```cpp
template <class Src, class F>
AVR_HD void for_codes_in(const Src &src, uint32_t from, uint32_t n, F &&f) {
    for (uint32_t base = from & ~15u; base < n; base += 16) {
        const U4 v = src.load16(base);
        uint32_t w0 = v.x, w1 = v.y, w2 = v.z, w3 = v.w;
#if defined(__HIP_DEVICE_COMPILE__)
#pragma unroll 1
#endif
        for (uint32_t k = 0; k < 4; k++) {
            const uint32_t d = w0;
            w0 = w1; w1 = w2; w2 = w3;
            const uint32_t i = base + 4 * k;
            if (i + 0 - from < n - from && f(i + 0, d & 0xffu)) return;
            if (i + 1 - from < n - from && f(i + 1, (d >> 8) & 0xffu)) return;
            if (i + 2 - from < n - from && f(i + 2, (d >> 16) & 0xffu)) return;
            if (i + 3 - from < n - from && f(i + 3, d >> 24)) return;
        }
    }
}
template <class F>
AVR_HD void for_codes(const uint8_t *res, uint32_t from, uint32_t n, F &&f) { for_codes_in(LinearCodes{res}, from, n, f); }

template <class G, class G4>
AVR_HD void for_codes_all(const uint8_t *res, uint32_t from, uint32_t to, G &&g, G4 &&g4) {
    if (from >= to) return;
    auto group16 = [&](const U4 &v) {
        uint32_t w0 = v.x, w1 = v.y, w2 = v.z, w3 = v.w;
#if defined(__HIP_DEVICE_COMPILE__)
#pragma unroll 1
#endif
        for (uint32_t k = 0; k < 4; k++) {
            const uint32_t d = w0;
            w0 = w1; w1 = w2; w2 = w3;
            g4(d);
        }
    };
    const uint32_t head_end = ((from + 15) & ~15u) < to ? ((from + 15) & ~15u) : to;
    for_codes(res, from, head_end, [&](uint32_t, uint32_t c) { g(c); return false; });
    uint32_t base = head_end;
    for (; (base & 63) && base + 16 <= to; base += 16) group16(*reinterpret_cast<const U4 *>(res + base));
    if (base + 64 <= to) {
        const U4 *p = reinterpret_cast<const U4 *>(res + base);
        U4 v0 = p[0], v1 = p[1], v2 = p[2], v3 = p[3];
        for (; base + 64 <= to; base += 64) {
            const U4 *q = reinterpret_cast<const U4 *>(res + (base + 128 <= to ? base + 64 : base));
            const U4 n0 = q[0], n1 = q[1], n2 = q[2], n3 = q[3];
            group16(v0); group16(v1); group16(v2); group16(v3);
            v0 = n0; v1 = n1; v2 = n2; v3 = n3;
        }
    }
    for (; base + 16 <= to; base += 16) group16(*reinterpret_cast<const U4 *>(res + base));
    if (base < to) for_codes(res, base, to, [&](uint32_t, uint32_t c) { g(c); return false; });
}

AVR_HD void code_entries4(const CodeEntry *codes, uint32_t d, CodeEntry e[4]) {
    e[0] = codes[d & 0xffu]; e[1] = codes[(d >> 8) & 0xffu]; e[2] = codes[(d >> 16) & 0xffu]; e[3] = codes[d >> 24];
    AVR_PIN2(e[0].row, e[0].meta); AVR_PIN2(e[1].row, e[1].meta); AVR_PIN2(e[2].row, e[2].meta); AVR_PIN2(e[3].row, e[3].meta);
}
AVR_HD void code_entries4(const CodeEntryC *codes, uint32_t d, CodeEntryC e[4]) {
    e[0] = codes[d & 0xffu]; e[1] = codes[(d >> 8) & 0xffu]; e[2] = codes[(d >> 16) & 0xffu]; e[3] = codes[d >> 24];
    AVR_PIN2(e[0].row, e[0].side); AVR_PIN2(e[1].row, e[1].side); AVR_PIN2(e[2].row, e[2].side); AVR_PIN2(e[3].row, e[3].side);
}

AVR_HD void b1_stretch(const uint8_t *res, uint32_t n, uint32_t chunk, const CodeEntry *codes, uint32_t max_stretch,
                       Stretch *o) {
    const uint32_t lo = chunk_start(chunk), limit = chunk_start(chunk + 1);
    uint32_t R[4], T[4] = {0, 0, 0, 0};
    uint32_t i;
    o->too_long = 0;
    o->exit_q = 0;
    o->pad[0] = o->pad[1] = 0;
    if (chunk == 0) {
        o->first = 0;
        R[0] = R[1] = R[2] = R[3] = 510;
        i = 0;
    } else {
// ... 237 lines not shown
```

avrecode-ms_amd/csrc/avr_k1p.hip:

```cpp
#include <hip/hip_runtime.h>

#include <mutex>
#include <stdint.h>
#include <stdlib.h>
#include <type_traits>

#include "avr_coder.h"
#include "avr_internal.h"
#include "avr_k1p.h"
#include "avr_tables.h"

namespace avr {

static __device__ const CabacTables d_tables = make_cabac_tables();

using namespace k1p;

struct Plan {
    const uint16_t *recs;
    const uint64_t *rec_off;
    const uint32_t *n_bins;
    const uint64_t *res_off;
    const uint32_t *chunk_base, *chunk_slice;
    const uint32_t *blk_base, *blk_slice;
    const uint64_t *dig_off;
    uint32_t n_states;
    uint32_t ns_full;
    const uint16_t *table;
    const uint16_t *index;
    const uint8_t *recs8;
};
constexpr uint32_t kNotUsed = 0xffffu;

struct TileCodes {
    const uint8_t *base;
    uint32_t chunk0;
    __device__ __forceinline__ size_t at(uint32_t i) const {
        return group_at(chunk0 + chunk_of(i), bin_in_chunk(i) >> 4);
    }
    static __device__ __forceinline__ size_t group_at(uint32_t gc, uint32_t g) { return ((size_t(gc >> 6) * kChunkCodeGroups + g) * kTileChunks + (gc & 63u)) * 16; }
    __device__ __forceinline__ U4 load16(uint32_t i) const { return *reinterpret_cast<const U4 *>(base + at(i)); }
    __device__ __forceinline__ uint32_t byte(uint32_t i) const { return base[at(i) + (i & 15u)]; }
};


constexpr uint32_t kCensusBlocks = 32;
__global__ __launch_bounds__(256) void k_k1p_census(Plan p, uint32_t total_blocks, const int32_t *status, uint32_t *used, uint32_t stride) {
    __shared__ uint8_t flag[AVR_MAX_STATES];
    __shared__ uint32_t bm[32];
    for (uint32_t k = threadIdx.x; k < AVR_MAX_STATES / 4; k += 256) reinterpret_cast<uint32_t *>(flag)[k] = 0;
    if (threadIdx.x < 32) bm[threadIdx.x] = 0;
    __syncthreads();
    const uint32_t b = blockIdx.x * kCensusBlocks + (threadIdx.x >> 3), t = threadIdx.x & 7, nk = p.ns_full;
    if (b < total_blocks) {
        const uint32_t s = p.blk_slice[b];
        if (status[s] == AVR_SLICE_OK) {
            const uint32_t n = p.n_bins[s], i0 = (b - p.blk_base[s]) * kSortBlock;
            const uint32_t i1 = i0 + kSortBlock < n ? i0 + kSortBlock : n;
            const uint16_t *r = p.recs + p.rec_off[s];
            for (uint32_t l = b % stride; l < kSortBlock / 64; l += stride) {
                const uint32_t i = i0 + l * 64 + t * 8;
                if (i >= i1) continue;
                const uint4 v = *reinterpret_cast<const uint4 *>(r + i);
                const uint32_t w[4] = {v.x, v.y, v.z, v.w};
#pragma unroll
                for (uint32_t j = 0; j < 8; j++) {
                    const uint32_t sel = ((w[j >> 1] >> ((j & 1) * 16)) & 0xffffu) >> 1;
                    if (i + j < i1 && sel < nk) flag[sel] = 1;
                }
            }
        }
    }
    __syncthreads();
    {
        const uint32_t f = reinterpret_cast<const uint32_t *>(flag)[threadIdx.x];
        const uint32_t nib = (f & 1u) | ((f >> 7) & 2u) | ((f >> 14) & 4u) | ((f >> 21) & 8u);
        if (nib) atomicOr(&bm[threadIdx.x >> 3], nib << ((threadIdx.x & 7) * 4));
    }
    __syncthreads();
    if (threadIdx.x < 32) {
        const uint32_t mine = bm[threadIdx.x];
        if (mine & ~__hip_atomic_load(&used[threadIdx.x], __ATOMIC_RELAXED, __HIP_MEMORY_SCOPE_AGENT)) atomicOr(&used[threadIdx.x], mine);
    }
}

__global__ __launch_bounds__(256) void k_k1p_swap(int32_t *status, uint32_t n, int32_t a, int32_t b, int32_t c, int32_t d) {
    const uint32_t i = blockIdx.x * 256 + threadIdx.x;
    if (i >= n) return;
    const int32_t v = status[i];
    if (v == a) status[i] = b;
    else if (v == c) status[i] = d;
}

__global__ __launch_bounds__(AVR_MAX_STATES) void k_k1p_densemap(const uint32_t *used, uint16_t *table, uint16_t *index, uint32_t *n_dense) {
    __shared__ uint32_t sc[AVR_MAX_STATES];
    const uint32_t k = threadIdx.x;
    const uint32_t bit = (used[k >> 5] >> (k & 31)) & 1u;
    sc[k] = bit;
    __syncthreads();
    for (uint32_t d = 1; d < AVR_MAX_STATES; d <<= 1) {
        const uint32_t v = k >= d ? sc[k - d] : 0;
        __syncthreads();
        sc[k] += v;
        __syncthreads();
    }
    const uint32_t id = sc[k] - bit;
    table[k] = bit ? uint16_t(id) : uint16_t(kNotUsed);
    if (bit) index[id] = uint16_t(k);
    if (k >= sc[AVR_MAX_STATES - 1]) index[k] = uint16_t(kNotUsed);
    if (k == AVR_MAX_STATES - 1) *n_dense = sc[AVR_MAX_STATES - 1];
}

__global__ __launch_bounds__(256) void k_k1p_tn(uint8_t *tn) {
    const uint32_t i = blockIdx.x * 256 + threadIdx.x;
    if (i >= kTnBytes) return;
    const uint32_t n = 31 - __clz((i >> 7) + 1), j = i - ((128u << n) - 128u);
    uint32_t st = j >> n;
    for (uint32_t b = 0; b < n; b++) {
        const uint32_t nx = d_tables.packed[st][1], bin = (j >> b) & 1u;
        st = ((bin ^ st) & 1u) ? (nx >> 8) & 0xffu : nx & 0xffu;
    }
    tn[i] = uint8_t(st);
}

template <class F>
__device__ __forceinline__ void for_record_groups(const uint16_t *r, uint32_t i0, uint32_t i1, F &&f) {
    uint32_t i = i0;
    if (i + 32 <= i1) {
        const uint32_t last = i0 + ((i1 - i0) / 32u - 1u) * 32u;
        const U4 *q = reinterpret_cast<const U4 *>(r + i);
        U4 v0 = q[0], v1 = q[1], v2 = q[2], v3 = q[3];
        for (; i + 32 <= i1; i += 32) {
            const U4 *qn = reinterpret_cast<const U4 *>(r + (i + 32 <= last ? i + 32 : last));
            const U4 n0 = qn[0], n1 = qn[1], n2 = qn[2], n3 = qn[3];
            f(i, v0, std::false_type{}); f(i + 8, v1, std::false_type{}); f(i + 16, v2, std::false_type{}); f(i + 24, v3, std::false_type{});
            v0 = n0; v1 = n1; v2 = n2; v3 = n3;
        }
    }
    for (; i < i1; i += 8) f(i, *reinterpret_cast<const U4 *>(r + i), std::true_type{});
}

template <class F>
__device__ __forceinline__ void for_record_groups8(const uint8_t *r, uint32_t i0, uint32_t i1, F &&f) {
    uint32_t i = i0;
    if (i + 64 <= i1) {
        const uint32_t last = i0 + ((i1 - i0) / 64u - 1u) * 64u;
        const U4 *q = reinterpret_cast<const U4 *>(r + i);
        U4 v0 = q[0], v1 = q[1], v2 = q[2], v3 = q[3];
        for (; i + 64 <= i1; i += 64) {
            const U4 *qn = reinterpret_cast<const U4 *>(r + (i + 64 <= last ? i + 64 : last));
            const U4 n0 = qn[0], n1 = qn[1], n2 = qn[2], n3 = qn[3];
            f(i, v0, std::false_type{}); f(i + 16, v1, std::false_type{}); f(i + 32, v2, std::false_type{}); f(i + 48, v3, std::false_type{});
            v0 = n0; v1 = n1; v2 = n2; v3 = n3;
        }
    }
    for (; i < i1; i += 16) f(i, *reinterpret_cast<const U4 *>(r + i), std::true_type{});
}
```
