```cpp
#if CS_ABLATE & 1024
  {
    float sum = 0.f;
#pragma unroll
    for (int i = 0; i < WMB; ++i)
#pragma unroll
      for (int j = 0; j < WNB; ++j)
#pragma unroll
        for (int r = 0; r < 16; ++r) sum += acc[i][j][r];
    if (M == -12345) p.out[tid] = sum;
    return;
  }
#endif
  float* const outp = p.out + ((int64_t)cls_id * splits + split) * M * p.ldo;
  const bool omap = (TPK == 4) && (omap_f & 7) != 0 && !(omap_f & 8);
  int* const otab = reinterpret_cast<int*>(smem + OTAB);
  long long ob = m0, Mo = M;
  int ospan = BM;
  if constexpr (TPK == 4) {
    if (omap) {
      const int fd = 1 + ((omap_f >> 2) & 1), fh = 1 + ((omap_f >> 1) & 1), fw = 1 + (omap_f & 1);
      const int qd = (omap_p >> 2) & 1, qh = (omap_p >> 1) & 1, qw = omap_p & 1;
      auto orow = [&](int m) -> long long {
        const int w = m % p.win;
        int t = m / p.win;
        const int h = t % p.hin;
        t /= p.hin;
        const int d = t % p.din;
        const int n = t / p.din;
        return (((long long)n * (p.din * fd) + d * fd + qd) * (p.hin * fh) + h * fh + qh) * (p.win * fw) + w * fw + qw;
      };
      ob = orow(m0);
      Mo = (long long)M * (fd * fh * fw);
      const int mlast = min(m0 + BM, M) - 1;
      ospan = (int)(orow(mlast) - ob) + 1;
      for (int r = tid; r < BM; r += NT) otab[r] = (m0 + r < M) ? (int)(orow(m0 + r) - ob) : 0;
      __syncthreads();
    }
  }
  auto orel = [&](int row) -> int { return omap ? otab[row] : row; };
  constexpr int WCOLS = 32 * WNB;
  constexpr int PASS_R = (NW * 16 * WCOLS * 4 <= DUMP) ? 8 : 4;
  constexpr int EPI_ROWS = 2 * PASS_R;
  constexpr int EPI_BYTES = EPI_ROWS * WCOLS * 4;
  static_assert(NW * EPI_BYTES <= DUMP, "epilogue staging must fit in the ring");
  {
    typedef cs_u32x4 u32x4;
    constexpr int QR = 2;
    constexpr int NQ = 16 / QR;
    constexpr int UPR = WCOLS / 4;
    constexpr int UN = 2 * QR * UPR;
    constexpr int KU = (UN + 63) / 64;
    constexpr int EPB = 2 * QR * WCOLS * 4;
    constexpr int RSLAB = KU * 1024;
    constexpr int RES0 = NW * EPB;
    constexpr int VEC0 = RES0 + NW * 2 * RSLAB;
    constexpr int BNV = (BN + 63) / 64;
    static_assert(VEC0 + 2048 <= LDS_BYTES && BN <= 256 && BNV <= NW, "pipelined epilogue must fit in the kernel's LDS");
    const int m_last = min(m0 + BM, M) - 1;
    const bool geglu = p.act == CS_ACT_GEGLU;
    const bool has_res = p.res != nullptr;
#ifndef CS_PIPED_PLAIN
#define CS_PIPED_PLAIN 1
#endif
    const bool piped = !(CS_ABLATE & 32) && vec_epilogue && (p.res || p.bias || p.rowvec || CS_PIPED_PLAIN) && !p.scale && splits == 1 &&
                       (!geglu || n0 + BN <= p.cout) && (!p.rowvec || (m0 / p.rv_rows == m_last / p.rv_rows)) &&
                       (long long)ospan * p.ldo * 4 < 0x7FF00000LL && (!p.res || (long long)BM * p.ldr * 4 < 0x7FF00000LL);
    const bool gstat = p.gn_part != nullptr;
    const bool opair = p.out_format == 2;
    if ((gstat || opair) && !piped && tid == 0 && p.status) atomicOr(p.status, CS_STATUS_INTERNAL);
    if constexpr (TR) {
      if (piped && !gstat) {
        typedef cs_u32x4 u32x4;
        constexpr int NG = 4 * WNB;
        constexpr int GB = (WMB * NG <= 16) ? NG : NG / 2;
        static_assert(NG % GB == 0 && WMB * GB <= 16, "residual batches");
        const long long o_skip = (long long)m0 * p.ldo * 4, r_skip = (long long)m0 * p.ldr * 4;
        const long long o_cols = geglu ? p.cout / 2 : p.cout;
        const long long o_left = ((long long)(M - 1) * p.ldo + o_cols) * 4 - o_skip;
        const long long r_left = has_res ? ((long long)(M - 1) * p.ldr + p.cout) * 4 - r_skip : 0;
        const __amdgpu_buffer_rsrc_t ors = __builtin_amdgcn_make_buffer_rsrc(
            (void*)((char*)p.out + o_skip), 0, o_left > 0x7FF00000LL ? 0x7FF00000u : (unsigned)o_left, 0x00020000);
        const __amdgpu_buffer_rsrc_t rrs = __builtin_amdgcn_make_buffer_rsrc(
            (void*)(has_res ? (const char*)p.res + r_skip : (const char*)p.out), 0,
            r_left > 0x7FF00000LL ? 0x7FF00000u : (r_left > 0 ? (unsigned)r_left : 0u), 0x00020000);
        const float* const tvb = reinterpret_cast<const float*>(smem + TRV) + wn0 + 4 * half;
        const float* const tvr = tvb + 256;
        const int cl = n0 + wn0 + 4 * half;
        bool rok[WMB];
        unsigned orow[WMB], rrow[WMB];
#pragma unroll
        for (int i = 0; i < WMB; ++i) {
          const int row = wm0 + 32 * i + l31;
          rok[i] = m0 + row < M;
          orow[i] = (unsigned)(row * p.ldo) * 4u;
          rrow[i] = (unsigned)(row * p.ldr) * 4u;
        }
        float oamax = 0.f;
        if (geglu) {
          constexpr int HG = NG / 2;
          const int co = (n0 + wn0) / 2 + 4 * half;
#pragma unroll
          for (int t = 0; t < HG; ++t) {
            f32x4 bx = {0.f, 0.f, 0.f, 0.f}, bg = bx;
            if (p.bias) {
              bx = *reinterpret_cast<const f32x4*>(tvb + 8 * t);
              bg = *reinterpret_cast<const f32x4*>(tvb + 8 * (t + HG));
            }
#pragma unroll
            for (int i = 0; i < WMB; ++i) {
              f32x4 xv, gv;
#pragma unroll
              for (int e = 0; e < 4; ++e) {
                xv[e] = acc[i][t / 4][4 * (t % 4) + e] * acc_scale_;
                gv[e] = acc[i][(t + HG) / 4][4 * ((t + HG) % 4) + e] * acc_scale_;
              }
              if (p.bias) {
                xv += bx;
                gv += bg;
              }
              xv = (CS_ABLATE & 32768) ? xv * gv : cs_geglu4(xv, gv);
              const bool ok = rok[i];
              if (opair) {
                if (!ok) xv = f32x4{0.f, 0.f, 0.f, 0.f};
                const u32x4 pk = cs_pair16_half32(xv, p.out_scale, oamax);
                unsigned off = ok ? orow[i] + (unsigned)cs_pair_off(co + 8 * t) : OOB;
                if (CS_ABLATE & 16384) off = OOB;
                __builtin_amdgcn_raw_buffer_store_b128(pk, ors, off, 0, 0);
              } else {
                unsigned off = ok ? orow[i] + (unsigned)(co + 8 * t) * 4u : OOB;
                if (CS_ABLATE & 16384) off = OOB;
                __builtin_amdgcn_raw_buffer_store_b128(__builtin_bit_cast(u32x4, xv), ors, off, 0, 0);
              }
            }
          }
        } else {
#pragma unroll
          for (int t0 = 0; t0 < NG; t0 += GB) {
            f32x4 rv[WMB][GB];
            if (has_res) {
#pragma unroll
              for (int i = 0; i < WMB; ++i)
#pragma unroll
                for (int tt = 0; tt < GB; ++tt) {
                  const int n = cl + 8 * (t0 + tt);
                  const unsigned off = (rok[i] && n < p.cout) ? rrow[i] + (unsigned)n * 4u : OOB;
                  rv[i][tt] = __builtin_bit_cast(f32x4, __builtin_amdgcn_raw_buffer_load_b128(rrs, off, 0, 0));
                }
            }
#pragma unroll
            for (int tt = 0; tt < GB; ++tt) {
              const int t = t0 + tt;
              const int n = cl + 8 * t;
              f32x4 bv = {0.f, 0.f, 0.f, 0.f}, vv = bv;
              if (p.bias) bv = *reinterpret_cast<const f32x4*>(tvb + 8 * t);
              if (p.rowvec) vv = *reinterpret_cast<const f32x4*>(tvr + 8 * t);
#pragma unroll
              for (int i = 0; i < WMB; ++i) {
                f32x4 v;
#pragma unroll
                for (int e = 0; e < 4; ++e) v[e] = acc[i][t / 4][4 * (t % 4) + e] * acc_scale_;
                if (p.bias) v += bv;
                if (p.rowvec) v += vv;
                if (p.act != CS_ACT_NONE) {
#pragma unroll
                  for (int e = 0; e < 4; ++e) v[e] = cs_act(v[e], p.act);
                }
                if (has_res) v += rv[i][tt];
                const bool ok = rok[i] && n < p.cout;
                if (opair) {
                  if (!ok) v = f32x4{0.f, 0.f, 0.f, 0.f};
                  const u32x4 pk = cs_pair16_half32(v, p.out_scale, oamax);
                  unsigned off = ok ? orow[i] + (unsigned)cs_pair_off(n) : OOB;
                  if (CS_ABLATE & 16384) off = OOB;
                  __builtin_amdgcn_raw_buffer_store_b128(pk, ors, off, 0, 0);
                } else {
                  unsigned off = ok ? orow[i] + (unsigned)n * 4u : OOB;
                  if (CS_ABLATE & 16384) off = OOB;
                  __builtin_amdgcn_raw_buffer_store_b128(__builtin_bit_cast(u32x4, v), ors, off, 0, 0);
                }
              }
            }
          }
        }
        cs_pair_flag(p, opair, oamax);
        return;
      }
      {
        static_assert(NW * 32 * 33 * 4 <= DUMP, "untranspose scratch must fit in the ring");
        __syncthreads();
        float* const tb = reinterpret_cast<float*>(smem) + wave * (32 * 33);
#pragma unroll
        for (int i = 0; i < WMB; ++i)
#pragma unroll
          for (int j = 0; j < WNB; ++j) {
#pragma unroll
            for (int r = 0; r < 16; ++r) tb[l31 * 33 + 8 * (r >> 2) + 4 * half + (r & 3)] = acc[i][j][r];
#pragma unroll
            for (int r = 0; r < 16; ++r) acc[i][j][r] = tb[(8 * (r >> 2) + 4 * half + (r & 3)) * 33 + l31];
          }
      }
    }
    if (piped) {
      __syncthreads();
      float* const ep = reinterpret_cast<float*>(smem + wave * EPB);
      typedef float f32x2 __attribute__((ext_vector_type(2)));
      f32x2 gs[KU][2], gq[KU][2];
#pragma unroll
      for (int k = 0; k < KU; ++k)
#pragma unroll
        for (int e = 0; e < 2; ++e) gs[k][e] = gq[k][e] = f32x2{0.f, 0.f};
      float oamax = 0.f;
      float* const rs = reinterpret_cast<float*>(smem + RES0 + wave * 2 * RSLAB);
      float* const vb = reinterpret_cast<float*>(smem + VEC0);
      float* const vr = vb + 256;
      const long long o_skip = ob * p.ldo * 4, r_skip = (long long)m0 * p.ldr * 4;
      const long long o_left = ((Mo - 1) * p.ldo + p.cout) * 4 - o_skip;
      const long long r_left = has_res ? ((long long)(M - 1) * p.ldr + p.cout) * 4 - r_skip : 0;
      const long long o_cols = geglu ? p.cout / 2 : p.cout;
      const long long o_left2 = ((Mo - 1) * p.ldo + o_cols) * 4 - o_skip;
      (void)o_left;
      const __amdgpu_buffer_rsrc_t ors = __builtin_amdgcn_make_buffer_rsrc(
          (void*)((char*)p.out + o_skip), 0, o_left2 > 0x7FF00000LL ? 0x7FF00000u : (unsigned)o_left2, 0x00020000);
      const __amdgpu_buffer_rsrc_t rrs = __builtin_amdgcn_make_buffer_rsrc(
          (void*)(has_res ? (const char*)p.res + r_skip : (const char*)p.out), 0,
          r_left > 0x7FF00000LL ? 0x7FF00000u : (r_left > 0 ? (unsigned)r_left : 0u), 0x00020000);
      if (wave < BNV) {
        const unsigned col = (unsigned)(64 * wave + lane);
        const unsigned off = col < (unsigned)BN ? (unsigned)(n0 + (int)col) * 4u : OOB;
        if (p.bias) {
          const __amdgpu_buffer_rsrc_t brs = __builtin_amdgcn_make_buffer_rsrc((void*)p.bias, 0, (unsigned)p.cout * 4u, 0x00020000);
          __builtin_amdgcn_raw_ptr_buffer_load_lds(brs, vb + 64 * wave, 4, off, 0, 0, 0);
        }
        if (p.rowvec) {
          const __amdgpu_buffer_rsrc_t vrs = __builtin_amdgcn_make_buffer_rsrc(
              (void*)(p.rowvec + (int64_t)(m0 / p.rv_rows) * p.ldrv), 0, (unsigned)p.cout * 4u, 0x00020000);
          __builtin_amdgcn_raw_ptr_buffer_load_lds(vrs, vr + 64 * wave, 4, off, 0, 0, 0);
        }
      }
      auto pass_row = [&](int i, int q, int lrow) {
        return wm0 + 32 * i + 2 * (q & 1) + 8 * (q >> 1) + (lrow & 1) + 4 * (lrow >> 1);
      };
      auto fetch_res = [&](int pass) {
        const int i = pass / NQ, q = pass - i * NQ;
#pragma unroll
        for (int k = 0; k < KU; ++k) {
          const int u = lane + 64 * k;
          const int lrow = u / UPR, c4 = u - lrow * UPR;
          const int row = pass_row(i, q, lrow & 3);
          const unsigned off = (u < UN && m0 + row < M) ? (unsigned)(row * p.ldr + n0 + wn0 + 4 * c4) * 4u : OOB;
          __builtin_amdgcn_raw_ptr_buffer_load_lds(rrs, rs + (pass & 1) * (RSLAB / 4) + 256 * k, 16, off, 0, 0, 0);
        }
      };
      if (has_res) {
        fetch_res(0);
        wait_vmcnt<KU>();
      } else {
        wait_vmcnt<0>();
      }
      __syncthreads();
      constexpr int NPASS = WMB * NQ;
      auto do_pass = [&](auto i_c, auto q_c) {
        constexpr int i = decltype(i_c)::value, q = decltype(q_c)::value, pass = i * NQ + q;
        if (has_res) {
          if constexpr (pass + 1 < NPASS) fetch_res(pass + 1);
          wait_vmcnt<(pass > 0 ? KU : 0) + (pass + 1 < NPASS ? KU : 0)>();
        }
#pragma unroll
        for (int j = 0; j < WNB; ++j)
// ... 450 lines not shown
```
= = = = =
:: GOAL OF THE EXERCISE ::
Looking at the material above, how many lines hold the word "nullptr"? Only the number, please.

:: RESPONSE AREA ::
2